» **DIRECTIONS FOR THIS TASK**:
The required answer is each line in the entries below where "datetime" occurs.

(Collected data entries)

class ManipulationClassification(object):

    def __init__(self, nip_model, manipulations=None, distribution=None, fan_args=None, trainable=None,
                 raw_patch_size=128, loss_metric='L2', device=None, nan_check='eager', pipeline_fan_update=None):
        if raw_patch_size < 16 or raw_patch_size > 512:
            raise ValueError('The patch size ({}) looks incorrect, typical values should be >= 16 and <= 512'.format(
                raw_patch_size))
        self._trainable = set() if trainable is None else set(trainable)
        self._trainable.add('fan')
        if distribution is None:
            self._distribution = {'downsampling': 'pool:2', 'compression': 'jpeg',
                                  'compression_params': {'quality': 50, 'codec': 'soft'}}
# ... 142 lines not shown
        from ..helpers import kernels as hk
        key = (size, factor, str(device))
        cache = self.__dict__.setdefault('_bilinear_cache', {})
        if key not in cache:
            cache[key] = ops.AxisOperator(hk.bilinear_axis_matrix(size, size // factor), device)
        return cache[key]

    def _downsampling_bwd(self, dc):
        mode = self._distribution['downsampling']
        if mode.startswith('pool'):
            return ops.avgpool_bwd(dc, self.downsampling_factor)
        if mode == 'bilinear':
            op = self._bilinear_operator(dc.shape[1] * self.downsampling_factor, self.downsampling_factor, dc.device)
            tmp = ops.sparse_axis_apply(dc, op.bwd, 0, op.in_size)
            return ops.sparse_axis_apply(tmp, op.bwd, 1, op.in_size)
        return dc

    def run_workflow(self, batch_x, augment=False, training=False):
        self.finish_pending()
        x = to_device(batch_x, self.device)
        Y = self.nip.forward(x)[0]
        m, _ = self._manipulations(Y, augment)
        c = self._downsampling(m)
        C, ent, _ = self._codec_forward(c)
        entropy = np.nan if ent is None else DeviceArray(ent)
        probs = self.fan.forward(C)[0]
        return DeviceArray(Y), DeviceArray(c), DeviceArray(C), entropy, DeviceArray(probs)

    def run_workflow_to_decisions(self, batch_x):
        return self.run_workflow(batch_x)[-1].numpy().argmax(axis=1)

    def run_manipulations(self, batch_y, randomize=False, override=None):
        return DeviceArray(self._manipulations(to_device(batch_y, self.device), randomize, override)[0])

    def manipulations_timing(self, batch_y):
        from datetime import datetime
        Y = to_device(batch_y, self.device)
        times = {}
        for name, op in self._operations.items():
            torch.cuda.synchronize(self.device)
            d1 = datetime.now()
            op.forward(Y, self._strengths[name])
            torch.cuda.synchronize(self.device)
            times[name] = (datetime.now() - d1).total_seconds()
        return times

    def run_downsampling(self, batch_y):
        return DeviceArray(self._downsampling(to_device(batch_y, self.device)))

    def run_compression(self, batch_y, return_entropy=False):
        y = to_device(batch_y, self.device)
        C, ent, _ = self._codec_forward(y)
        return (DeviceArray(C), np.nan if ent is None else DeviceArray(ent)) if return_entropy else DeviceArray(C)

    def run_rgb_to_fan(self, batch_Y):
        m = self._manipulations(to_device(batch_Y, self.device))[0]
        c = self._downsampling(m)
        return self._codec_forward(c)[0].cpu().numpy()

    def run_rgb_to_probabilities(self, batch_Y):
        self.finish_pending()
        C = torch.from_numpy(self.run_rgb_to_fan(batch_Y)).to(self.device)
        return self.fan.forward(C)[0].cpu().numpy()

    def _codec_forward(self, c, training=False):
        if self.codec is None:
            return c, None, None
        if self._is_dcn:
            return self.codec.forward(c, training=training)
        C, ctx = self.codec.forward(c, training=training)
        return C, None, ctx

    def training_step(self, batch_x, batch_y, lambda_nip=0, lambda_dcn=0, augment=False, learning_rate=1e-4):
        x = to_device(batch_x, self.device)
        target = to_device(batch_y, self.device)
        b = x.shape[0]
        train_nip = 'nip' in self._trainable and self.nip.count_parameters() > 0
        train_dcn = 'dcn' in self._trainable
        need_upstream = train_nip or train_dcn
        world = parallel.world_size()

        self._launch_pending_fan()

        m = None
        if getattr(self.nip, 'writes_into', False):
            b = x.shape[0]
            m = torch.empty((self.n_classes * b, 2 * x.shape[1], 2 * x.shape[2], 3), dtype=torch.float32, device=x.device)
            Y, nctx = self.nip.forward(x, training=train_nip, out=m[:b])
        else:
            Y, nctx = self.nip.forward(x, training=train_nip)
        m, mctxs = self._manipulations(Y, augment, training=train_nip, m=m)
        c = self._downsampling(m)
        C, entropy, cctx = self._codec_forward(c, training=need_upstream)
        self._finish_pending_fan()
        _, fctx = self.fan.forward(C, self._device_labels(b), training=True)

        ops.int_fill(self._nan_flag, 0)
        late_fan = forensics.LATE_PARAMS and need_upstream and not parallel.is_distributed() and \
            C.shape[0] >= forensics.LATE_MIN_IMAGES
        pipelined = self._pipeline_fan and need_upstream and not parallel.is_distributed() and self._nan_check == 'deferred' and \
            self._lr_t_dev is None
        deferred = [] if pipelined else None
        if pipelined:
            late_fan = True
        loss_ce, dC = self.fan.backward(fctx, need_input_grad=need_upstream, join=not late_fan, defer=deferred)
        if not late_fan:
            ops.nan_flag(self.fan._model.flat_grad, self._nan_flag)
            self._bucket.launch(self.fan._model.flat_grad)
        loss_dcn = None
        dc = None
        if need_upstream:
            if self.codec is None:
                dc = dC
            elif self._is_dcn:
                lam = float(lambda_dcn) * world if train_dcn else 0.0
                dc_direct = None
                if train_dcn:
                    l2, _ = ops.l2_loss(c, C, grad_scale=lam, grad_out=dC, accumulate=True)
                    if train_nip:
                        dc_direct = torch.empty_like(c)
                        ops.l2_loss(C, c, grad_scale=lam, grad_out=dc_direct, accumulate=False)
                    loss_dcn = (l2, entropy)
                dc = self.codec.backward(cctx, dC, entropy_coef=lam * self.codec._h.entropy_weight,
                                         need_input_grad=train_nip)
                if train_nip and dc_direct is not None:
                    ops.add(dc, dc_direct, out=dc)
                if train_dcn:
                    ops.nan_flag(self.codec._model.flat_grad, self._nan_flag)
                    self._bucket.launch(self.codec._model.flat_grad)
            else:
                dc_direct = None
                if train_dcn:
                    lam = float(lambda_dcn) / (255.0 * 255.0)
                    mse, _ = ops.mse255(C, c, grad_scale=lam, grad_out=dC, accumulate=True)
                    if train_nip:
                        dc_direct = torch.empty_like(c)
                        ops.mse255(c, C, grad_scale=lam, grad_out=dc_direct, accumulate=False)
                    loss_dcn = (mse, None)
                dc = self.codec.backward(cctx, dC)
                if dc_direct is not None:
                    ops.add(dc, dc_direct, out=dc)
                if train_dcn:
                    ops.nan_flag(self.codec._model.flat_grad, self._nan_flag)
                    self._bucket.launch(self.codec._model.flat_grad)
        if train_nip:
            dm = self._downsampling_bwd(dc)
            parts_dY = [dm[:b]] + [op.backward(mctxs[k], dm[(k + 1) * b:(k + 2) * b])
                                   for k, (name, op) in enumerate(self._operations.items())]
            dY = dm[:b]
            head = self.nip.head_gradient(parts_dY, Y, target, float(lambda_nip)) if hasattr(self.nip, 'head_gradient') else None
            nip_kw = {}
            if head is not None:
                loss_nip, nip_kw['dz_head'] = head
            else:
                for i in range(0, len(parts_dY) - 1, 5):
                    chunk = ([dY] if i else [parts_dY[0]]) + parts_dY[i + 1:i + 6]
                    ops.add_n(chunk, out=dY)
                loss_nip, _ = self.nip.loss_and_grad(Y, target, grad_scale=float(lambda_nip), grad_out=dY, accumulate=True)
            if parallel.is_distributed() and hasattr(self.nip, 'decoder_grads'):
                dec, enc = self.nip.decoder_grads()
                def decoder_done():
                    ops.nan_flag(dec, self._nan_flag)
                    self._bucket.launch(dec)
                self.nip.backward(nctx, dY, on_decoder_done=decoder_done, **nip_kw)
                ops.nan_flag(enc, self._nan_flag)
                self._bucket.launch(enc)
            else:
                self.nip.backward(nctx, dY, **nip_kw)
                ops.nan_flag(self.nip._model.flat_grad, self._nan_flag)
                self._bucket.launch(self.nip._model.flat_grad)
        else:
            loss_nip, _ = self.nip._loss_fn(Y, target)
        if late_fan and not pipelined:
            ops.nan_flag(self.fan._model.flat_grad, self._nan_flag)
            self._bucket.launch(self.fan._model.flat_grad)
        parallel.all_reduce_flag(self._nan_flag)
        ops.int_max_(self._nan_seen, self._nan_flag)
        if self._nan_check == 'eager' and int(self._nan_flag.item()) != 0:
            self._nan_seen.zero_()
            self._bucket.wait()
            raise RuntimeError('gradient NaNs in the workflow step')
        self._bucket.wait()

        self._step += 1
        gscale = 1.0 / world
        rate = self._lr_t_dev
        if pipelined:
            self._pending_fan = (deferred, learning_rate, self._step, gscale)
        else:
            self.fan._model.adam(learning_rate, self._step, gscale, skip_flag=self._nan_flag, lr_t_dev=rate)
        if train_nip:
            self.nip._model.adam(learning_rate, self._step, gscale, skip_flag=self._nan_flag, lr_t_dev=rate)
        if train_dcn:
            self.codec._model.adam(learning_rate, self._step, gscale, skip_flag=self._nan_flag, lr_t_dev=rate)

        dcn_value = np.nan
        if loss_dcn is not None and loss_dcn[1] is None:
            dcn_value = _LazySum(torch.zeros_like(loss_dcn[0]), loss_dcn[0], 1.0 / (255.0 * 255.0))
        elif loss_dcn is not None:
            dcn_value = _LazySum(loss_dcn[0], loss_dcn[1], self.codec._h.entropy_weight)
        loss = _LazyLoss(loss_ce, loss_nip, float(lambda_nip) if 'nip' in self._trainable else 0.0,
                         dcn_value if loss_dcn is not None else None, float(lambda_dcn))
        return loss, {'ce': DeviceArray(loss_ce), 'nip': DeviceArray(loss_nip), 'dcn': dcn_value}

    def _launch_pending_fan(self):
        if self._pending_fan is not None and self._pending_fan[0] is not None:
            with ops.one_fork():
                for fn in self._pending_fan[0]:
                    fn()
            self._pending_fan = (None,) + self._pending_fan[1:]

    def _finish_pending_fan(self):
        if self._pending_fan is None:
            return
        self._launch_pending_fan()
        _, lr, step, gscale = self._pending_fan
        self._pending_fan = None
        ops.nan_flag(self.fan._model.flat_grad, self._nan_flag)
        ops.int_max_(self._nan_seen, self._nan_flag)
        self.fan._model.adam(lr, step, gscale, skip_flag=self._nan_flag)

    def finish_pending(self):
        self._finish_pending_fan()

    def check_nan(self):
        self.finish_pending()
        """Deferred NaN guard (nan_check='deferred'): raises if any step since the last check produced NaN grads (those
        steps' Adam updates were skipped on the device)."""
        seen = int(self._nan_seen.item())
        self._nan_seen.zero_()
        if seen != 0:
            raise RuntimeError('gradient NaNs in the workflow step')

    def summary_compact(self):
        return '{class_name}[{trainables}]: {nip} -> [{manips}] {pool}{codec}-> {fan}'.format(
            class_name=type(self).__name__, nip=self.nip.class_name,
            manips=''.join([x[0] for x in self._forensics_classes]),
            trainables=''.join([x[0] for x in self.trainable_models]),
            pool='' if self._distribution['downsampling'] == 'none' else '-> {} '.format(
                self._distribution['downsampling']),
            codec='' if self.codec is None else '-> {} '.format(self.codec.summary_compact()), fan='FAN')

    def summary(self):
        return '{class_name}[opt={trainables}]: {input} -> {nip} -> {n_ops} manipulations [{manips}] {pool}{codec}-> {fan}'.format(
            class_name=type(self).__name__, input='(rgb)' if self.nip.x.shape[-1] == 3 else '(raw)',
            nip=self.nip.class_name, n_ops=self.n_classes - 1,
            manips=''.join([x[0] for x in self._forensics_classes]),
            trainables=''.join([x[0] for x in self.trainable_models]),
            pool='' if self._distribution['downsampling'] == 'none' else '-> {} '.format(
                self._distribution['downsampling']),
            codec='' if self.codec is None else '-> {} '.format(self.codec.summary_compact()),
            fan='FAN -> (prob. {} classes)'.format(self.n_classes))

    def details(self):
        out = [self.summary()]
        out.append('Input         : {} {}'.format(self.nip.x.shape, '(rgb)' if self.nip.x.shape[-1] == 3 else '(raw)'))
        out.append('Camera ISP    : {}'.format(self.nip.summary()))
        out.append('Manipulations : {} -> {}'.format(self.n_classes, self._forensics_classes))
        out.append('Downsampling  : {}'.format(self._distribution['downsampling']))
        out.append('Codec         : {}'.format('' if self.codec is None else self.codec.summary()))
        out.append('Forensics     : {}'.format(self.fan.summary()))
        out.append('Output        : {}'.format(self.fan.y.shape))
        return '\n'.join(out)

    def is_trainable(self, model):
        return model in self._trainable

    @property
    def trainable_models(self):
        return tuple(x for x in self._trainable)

» **EXERCISE SOLUTION**:
        from datetime import datetime
            d1 = datetime.now()
            times[name] = (datetime.now() - d1).total_seconds()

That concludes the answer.